If you’ve ever had to switch to a biosimilar drug—the cheaper, approved copycat versions of expensive biologic medications—you know how important it is that they work exactly like the original. This bill, the Biosimilar Inspection Modernization Act of 2025, is essentially an upgrade for how the FDA checks the factories that make these drugs, trading a standard schedule for a smarter, risk-based approach.

The Shift to Smart Inspections

Right now, inspections can feel a bit like a routine check-the-box exercise. This legislation changes that by requiring the Secretary of Health and Human Services (via the FDA) to create a risk-based inspection schedule within 180 days of the law passing (SEC. 1). Think of it like this: instead of inspecting every car factory every two years, the safety board would focus on the factory that had three recent recalls and a history of cutting corners. The FDA must prioritize inspections based on a facility’s compliance history, its record of recalls, and the inherent risk level of the specific biosimilar drug being produced.

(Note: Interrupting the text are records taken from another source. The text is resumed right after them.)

int tree_depth(const WrtSceneDesc* s) {
    if (s->n_nodes == 0) return 0;
    int maxd = 0;
    std::vector<std::pair<int, int>> st;
    st.push_back({0, 0});
    while (!st.empty()) {
        auto [n, d] = st.back();
        st.pop_back();
        maxd = std::max(maxd, d);
        int link = s->nodes[n].link;
        if (link >= 0) { st.push_back({link, d + 1}); st.push_back({link + 1, d + 1}); }
    }
    return maxd;
}

template <class T>
int frame_alloc(WrtContext* c, T** p, size_t count) {
    void* q = nullptr;
    CK(cudaMalloc(&q, std::max<size_t>(count, 1) * sizeof(T)));
    c->frame_allocs.push_back(q);
    *p = (T*)q;
    return 0;
}

unsigned deep_slots_for(const WrtContext* c, unsigned slots) {
    double want;
    if (c->queue_factor > 0.f) want = (double)slots * c->queue_factor;
    else want = std::max((double)slots * c->deep_factor, c->small_batch_full_levels ? std::min((double)slots, 1048576.0) : 0.0);
    want = std::min(want, 2.0e9);
    return ((unsigned)std::max(want, 64.0) + 63u) & ~63u;
}

int ensure_frame_buffers(WrtContext* c, unsigned slots) {
    const wrt::DevScene& ds = c->ds;
    const unsigned capd = deep_slots_for(c, slots);
    if (c->batch_slots >= slots && c->deep_slots >= capd && c->fb_lights == ds.n_lights && c->fb_point == ds.n_point_lights &&
        c->fb_dir == ds.n_dir_lights && c->fb_split == c->deep_split)
        return 0;
    CK(cudaDeviceSynchronize());
    free_frame(c);
    FrameBuffers& fb = c->fb;
    const unsigned cap0 = slots + 64;
    const unsigned long long nodes64 = (unsigned long long)cap0 + (unsigned long long)(WRT_MAX_DEPTH - 1) * capd;
    if (nodes64 > 0x7fffff00ull) return fail("frame batch too large for 32-bit node indices");
    if (nodes64 * std::max(1, ds.n_lights) > 0xffffffffffull) return fail("too many (node, light) pairs");
    fb.cap0 = cap0; fb.capd = capd; fb.n_node_cap = (unsigned)nodes64;
    const unsigned long long deep_nodes = (unsigned long long)(WRT_MAX_DEPTH - 1) * capd;
    auto req_cap = [](unsigned long long nodes, int lights) {
        return (unsigned)std::min<unsigned long long>(nodes * (unsigned long long)std::max(1, lights), 0xffffff00ull);
    };
    (void)deep_nodes;
    const int split = std::max(1, std::min(WRT_MAX_DEPTH - 1, c->deep_split));
    const unsigned long long q_nodes[WRT_QUEUES] = {cap0, (unsigned long long)split * capd, (unsigned long long)(WRT_MAX_DEPTH - 1 - split) * capd};
    for (int q = 0; q < WRT_QUEUES; q++) {
        fb.preq_cap[q] = req_cap(std::max(q_nodes[q], 1ull), ds.n_point_lights);
        fb.dreq_cap[q] = req_cap(std::max(q_nodes[q], 1ull), ds.n_dir_lights);
    }
    for (int d = 0; d < WRT_MAX_DEPTH; d++) fb.queue_of_level[d] = (unsigned char)(d == 0 ? 0 : (d <= split ? 1 : 2));
    for (int k = 0; k < 2; k++) {
        if (frame_alloc(c, &fb.ray_o[k], capd)) return 1;
        if (frame_alloc(c, &fb.ray_d[k], capd)) return 1;
    }
    if (frame_alloc(c, &fb.hit, std::max(cap0, capd))) return 1;
    if (frame_alloc(c, &fb.surf, 4 * (size_t)nodes64)) return 1;
    if (frame_alloc(c, &fb.node_a, (size_t)nodes64)) return 1;
    if (frame_alloc(c, &fb.node_b, (size_t)nodes64)) return 1;
    if (frame_alloc(c, &fb.coeff, (size_t)nodes64 * std::max(1, ds.n_lights))) return 1;
    for (int q = 0; q < WRT_QUEUES; q++) {
        if (frame_alloc(c, &fb.preq_o[q], ds.n_point_lights ? fb.preq_cap[q] : 1)) return 1;
        if (frame_alloc(c, &fb.preq_k[q], ds.n_point_lights ? fb.preq_cap[q] : 1)) return 1;
        if (frame_alloc(c, &fb.dreq_o[q], ds.n_dir_lights ? fb.dreq_cap[q] : 1)) return 1;
        if (frame_alloc(c, &fb.dreq_k[q], ds.n_dir_lights ? fb.dreq_cap[q] : 1)) return 1;
    }
    if (frame_alloc(c, &fb.counters, wrt::C_TOTAL)) return 1;
    for (int q = 0; q < WRT_QUEUES; q++) {
        wrt::SoftListBuffers& lb = c->list_bufs[q];
        lb.region_per_request = q == 0 ? 4u : 32u;
        const unsigned long long per_req = q == 0 ? 4ull : 16ull;
        lb.pool_cap = (unsigned)std::min<unsigned long long>(std::max<unsigned long long>(8ull << 20, per_req * fb.preq_cap[q]), 1ull << 30);
        if (!ds.n_point_lights || ds.shadow_type == 0) lb.pool_cap = 64;
        if (c->list_pool_cap_override > 0) lb.pool_cap = (unsigned)c->list_pool_cap_override;
        const bool lists_possible = ds.n_point_lights && ds.shadow_type != 0;
        if (frame_alloc(c, &lb.scratch, lists_possible ? (size_t)c->num_sms * c->trace_blocks_per_sm * 128 * WRT_LIST_CAP : 1)) return 1;
        if (frame_alloc(c, &lb.shafts, lists_possible ? (size_t)c->num_sms * c->trace_blocks_per_sm * 4 * WRT_LISTS_CHUNK * WRT_SHAFT_SLOT : 1)) return 1;
        if (frame_alloc(c, &lb.pool, lb.pool_cap)) return 1;
        if (frame_alloc(c, &lb.ref, lists_possible ? fb.preq_cap[q] : 1)) return 1;
        if (frame_alloc(c, &lb.work, lists_possible ? fb.preq_cap[q] : 1)) return 1;
    }
    c->batch_slots = slots;
    c->deep_slots = capd;
    c->fb_lights = ds.n_lights; c->fb_point = ds.n_point_lights; c->fb_dir = ds.n_dir_lights;
    c->fb_split = c->deep_split;
    return 0;
}

int ensure_scratch(WrtContext* c, int k, size_t bytes) {
    if (c->scratch_bytes[k] >= bytes) return 0;
    if (c->d_scratch[k]) cudaFree(c->d_scratch[k]);
    c->d_scratch[k] = nullptr;
    c->scratch_bytes[k] = 0;
    CK(cudaMalloc(&c->d_scratch[k], bytes));
    c->scratch_bytes[k] = bytes;
    return 0;
}

cudaEvent_t next_event(WrtContext* c) {
    if (c->event_next == c->event_pool.size()) {
        cudaEvent_t e;
        cudaEventCreate(&e);
        c->event_pool.push_back(e);
    }
    return c->event_pool[c->event_next++];
}

struct LaunchScope {
    WrtContext* c;
    cudaStream_t st;
    TimedLaunch tl{};
    bool timed;
    LaunchScope(WrtContext* ctx, cudaStream_t s, int family) : c(ctx), st(s), timed(ctx->kernel_timing) {
        ++c->launches;
        if (timed) {
            tl.family = family;
            tl.on_chain = s == ctx->chain;
            tl.e0 = next_event(c);
            tl.e1 = next_event(c);
            cudaEventRecord(tl.e0, st);
        }
    }
    ~LaunchScope() {
        if (timed) {
            cudaEventRecord(tl.e1, st);
            c->timed.push_back(tl);
        }
    }
};

int grid_for(WrtContext* c, int blocks_per_sm) { return c->num_sms * blocks_per_sm; }

size_t stack_bytes(WrtContext* c, int threads) { return (size_t)c->stack_rows * threads * sizeof(int); }

float prune_value(const WrtContext* c) { return c->traversal == WRT_TRAVERSAL_PRUNED ? c->prune_rel : -1.f; }

int enqueue_shadows(WrtContext* c, cudaStream_t st, int q, int& work_seq) {
    using namespace wrt;
    FrameBuffers& fb = c->fb;
    const DevScene& ds = c->ds;
    const int TB = 128;
    const bool on_side = st == c->side && c->side_blocks_per_sm > 0;
    const int trace_grid = grid_for(c, on_side ? std::min(c->side_blocks_per_sm, c->trace_blocks_per_sm) : c->trace_blocks_per_sm), wide_grid = grid_for(c, 8);
    const size_t sb = stack_bytes(c, TB);
    auto work_slot = [&]() { int s = C_WORK + 2 * work_seq; ++work_seq; return s; };
    const int refill = (q == 0 ? c->refill0 : c->refill) | (c->chunk_div << 8);
    if (ds.n_point_lights > 0) {
        if (ds.shadow_type == 0) {
            LaunchScope ls(c, st, F_SHADOW_HARD);
            k_shadow_hard<<<trace_grid, TB, sb, st>>>(ds, fb, q, work_slot(), refill, c->traversal == WRT_TRAVERSAL_EXHAUSTIVE ? 1 : 0);
        } else {
            const bool lists = c->soft_lists && !ds.has_light_prims && ds.n_nodes > 0 && c->traversal == WRT_TRAVERSAL_PRUNED &&
                               (unsigned long long)fb.preq_cap[q] * WRT_SOFT_SAMPLES < (1ull << 32);
            if (lists) {
                const SoftListBuffers& lb = c->list_bufs[q];
                {
                    LaunchScope ls(c, st, F_SOFT_LISTS);
                    k_soft_lists<<<trace_grid, TB, sb, st>>>(ds, fb, q, work_slot(), c->stack_rows, lb);
                }
                const bool filtered = c->soft_filter >= (q == 0 ? 2 : 1);
                if (filtered) {
                    LaunchScope ls(c, st, F_SOFT_FILTER);
                    k_soft_filter<<<WRT_FILTER_DYNAMIC ? c->filter_grid : wide_grid, TB, 0, st>>>(ds, fb, q, lb, WRT_FILTER_DYNAMIC ? work_slot() : 0);
                }
                LaunchScope ls(c, st, F_SHADOW_SOFT);
                k_soft_list_rays<<<trace_grid, TB, sb, st>>>(ds, fb, q, work_slot(), c->seed, lb, filtered ? 1 : 0);
            } else {
                LaunchScope ls(c, st, F_SHADOW_SOFT);
                k_shadow_soft<<<trace_grid, TB, sb, st>>>(ds, fb, q, work_slot(), c->seed, c->refill_soft | (c->chunk_div << 8),
                                                          c->cache_from_level <= (q == 0 ? 0 : 1) ? 1 : 0);
            }
        }
    }
    if (ds.n_dir_lights > 0) {
        LaunchScope ls(c, st, F_SHADOW_DIR);
        k_shadow_directional<<<wide_grid, TB, sb, st>>>(ds, fb, q, c->traversal == WRT_TRAVERSAL_EXHAUSTIVE ? 1 : 0);
    }
    return 0;
}

int enqueue_batch(WrtContext* c, long long slot0, unsigned n, uint8_t* d_image, uint8_t* d_packed) {
    using namespace wrt;
    FrameBuffers& fb = c->fb;
    const DevScene& ds = c->ds;
    cudaStream_t st = c->chain;
    const bool overlap = c->overlap && (!c->kernel_timing || getenv("WRT_TIMING_OVERLAP") != nullptr);
    cudaStream_t ss = overlap ? c->side : st;
    PrimaryGen pg;
    pg.cam = c->cam; pg.tm = c->tilemap(); pg.slot0 = slot0;
    CK(cudaMemsetAsync(fb.counters, 0, C_TOTAL * sizeof(unsigned), st));
    int work_seq = 0;
    auto work_slot = [&]() { int s = C_WORK + 2 * work_seq; ++work_seq; return s; };
    const int TB = 128;
    const int trace_grid = grid_for(c, c->trace_blocks_per_sm), wide_grid = grid_for(c, 8);
    const size_t sb = stack_bytes(c, TB);
    const float prune = prune_value(c);
    auto cull_for = [&](int d) {
        int cull = 0;
        if (c->traversal == WRT_TRAVERSAL_PRUNED) {
            if (c->unlit_cull) cull |= WRT_CULL_UNLIT;
            const bool lists_on = c->soft_lists && !ds.has_light_prims;
            if (c->shaft_cull && ds.shadow_type != 0 && (d <= c->shaft_cull_max_level || !lists_on)) cull |= WRT_CULL_SHAFT;
        }
        return cull;
    };
    auto level_kernels = [&](int d) {
        const int refill = (d == 0 ? c->refill0 : c->refill) | (c->chunk_div << 8);
        {
            LaunchScope ls(c, st, F_TRACE);
            if (d == 0) k_trace_closest<true><<<trace_grid, TB, sb, st>>>(ds, fb, pg, d, n, work_slot(), prune, refill);
            else k_trace_closest<false><<<trace_grid, TB, sb, st>>>(ds, fb, pg, d, n, work_slot(), prune, refill);
        }
        LaunchScope ls(c, st, F_SURFACE);
        k_surface_spawn<<<wide_grid, 256, 0, st>>>(ds, fb, pg, d, n, cull_for(d));
    };
    level_kernels(0);
    if (overlap) {
        CK(cudaEventRecord(c->ev_lvl0, st));
        CK(cudaStreamWaitEvent(ss, c->ev_lvl0, 0));
    }
    if (enqueue_shadows(c, ss, 0, work_seq)) return 1;
    if (c->shade0_separate) {
        LaunchScope ls(c, ss, F_SHADE);
        k_shade<<<wide_grid, 256, 0, ss>>>(ds, fb, n, 0, 0);
    }
    const int split = std::max(1, std::min(WRT_MAX_DEPTH - 1, c->deep_split));
    for (int d = 1; d <= split; d++) level_kernels(d);
    if (overlap) {
        CK(cudaEventRecord(c->ev_mid, st));
        CK(cudaStreamWaitEvent(ss, c->ev_mid, 0));
    }
    if (enqueue_shadows(c, ss, 1, work_seq)) return 1;
    if (overlap) CK(cudaEventRecord(c->ev_side, ss));
    for (int d = split + 1; d < WRT_MAX_DEPTH; d++) level_kernels(d);
    if (split < WRT_MAX_DEPTH - 1 && enqueue_shadows(c, st, 2, work_seq)) return 1;
    if (overlap) CK(cudaStreamWaitEvent(st, c->ev_side, 0));
    {
        LaunchScope ls(c, st, F_COMBINE);
// ... 159 lines not shown
    }
    if (check_debug_bounds()) return 1;
    float ms = 0.f;
    if (cudaEventElapsedTime(&ms, c->ev_begin, c->ev_end) == cudaSuccess) c->stats.gpu_ms = ms;
    for (float& f : c->family_ms) f = 0.f;
    for (int& n : c->family_launches) n = 0;
    const bool dump = getenv("WRT_TIMING_DUMP") != nullptr;
    for (const TimedLaunch& tl : c->timed) {
        float t = 0.f;
        if (cudaEventElapsedTime(&t, tl.e0, tl.e1) == cudaSuccess) { c->family_ms[tl.family] += t; ++c->family_launches[tl.family]; }
        if (dump) {
            float t0 = 0.f, t1 = 0.f;
            cudaEventElapsedTime(&t0, c->ev_begin, tl.e0);
            cudaEventElapsedTime(&t1, c->ev_begin, tl.e1);
            fprintf(stderr, "[wrt] launch family %d: %.1f us  (%s stream, %.1f -> %.1f us after the frame's start)\n", tl.family, t * 1e3f,
                    tl.on_chain ? "chain" : "side", t0 * 1e3f, t1 * 1e3f);
        }
    }
    return 0;
}

}

extern "C" {

const char* wrt_last_error(void) { return g_err.c_str(); }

For the average person, this means the FDA’s limited resources will be directed toward the facilities that pose the highest potential risk to public health. If a facility has a clean record and a history of satisfactory inspections—perhaps even by a trusted foreign partner—it might get inspected less often, allowing the agency to spend more time scrutinizing the sketchier operations. The bill does give the Secretary broad authority to include "Any other factors deemed necessary and appropriate to protect public health," which offers flexibility but also means the FDA gets a lot of discretion in defining what counts as a high risk.

Modernizing the Tool Kit

This bill isn't just about scheduling; it’s about bringing the FDA’s inspection methods into the 21st century. The legislation requires the FDA to update its processes to maximize the use of modern tools (SEC. 4). The big one here is the increased use of remote regulatory assessments. Instead of flying an inspector across the country or the world for a routine check, the FDA can use virtual tools, video conferencing, and digital document review to assess a facility’s compliance. This is a massive efficiency boost, especially for facilities located overseas, which make up a huge portion of the drug supply chain.

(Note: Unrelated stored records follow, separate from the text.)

template <int MW, int NW, bool RELOAD, bool OPT_LAST = false, int NS = 3 * MW * HX_NP, int SOFF = 0, bool ADV = true, bool HOLD = false>
__device__ __forceinline__ void hx_unit_direct(f32x4 (&acc)[NW][MW], const unsigned char* tile, const int (&aoff)[3],
                                               int lo_off, HxWeightStream<NS>& ws, bool do_last = true, bool hold = false) {
    constexpr int NSTEP = 3 * NW;
    constexpr int PF = HX_NP == 1 ? (MW >= 3 ? 2 : 3) : 1;
    HxFrag a[PF + 1];
    #pragma unroll
    for (int q = 0; q < PF && q < NSTEP; ++q) a[q] = hx_read(tile, aoff[q / NW] + (q % NW) * 16 * HX_ROW, lo_off);
    #pragma unroll
    for (int s = 0; s < NSTEP; ++s) {
        const int tap = s / NW, n = s % NW;
        if (s + PF < NSTEP) {
            a[(s + PF) % (PF + 1)] = hx_read(tile, aoff[(s + PF) / NW] + ((s + PF) % NW) * 16 * HX_ROW, lo_off);
            __builtin_amdgcn_sched_barrier(0);
// ... 426 lines not shown
    const __amdgpu_buffer_rsrc_t yr = make_rsrc(p.last_y + (long)b * p.last_y_b, p.ldy);
    #pragma unroll
    for (int n = 0; n < NW; ++n) {
        f32x4 s = acc[n][0] * kw[0];
        #pragma unroll
        for (int m = 1; m < MW; ++m) s += acc[n][m] * kw[m];
        #pragma unroll
        for (int e = 0; e < 4; ++e) {
            float v = s[e];
            v += __builtin_bit_cast(float, __builtin_amdgcn_mov_dpp(__builtin_bit_cast(int, v), 0xB1, 0xF, 0xF, true));
            v += __builtin_bit_cast(float, __builtin_amdgcn_mov_dpp(__builtin_bit_cast(int, v), 0x4E, 0xF, 0xF, true));
            v += __builtin_bit_cast(float, __builtin_amdgcn_mov_dpp(__builtin_bit_cast(int, v), 0x141, 0xF, 0xF, true));
            v += __builtin_bit_cast(float, __builtin_amdgcn_mov_dpp(__builtin_bit_cast(int, v), 0x140, 0xF, 0xF, true));
            s[e] = v;
        }
        const int t = PAIRS ? tcol0 + (n >> 1) * 32 + (lane >> 4) * 8 + (n & 1) * 4 : tcol0 + n * 16 + (lane >> 4) * 4;
        buf_store4(yr, ((lane & 15) == 0 && t < p.T) ? t * 4 : OOB_OFF, s + bias);
    }
}

#ifndef FASTSVC_HX_W8
#define FASTSVC_HX_W8 1
#endif
constexpr bool hx_w8(int MODE, bool tailk, int S) {
    return FASTSVC_HX_W8 != 0 && HX_NP == 1 && !tailk && (MODE == MODE_DIRECT || MODE == MODE_POLY || (MODE == MODE_DEC2 && S == 2));
}
#ifndef FASTSVC_HX_CARRY
#define FASTSVC_HX_CARRY 1
#endif
constexpr bool hx_carry(int MODE, bool tailk, int S, int NT) {
    return FASTSVC_HX_CARRY != 0 && hx_w8(MODE, tailk, S) && MODE == MODE_DIRECT && S == 1 && NT == 128;
}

Furthermore, the bill pushes the FDA to lean more heavily on mutual recognition agreements with foreign governments (SEC. 3). If a trusted foreign regulatory body—say, in Europe or Canada—has already conducted a satisfactory inspection that meets U.S. standards, the FDA should be able to accept that report instead of duplicating the effort. To figure out how to best implement this, the Secretary has to hold a public meeting within 180 days to discuss expanding the use of these agreements, including for remote assessments and virtual interactions with foreign experts.

Fixing the Home Team

Finally, the bill acknowledges that simply having better tools isn't enough if the internal system is struggling. It mandates that the FDA develop a strategic plan within one year focused on improving domestic inspections (SEC. 5). This plan must tackle specific challenges like recruiting and retaining inspection staff, improving internal communication among FDA teams, and finding ways to communicate better with drug manufacturers earlier in the review process. This focus on staff and communication is crucial because the best policy in the world falls apart if the people implementing it are under-resourced or siloed. Ultimately, this bill is a procedural tune-up designed to make sure the biosimilar drugs you rely on are safe, while making the inspection process faster and more focused for everyone involved.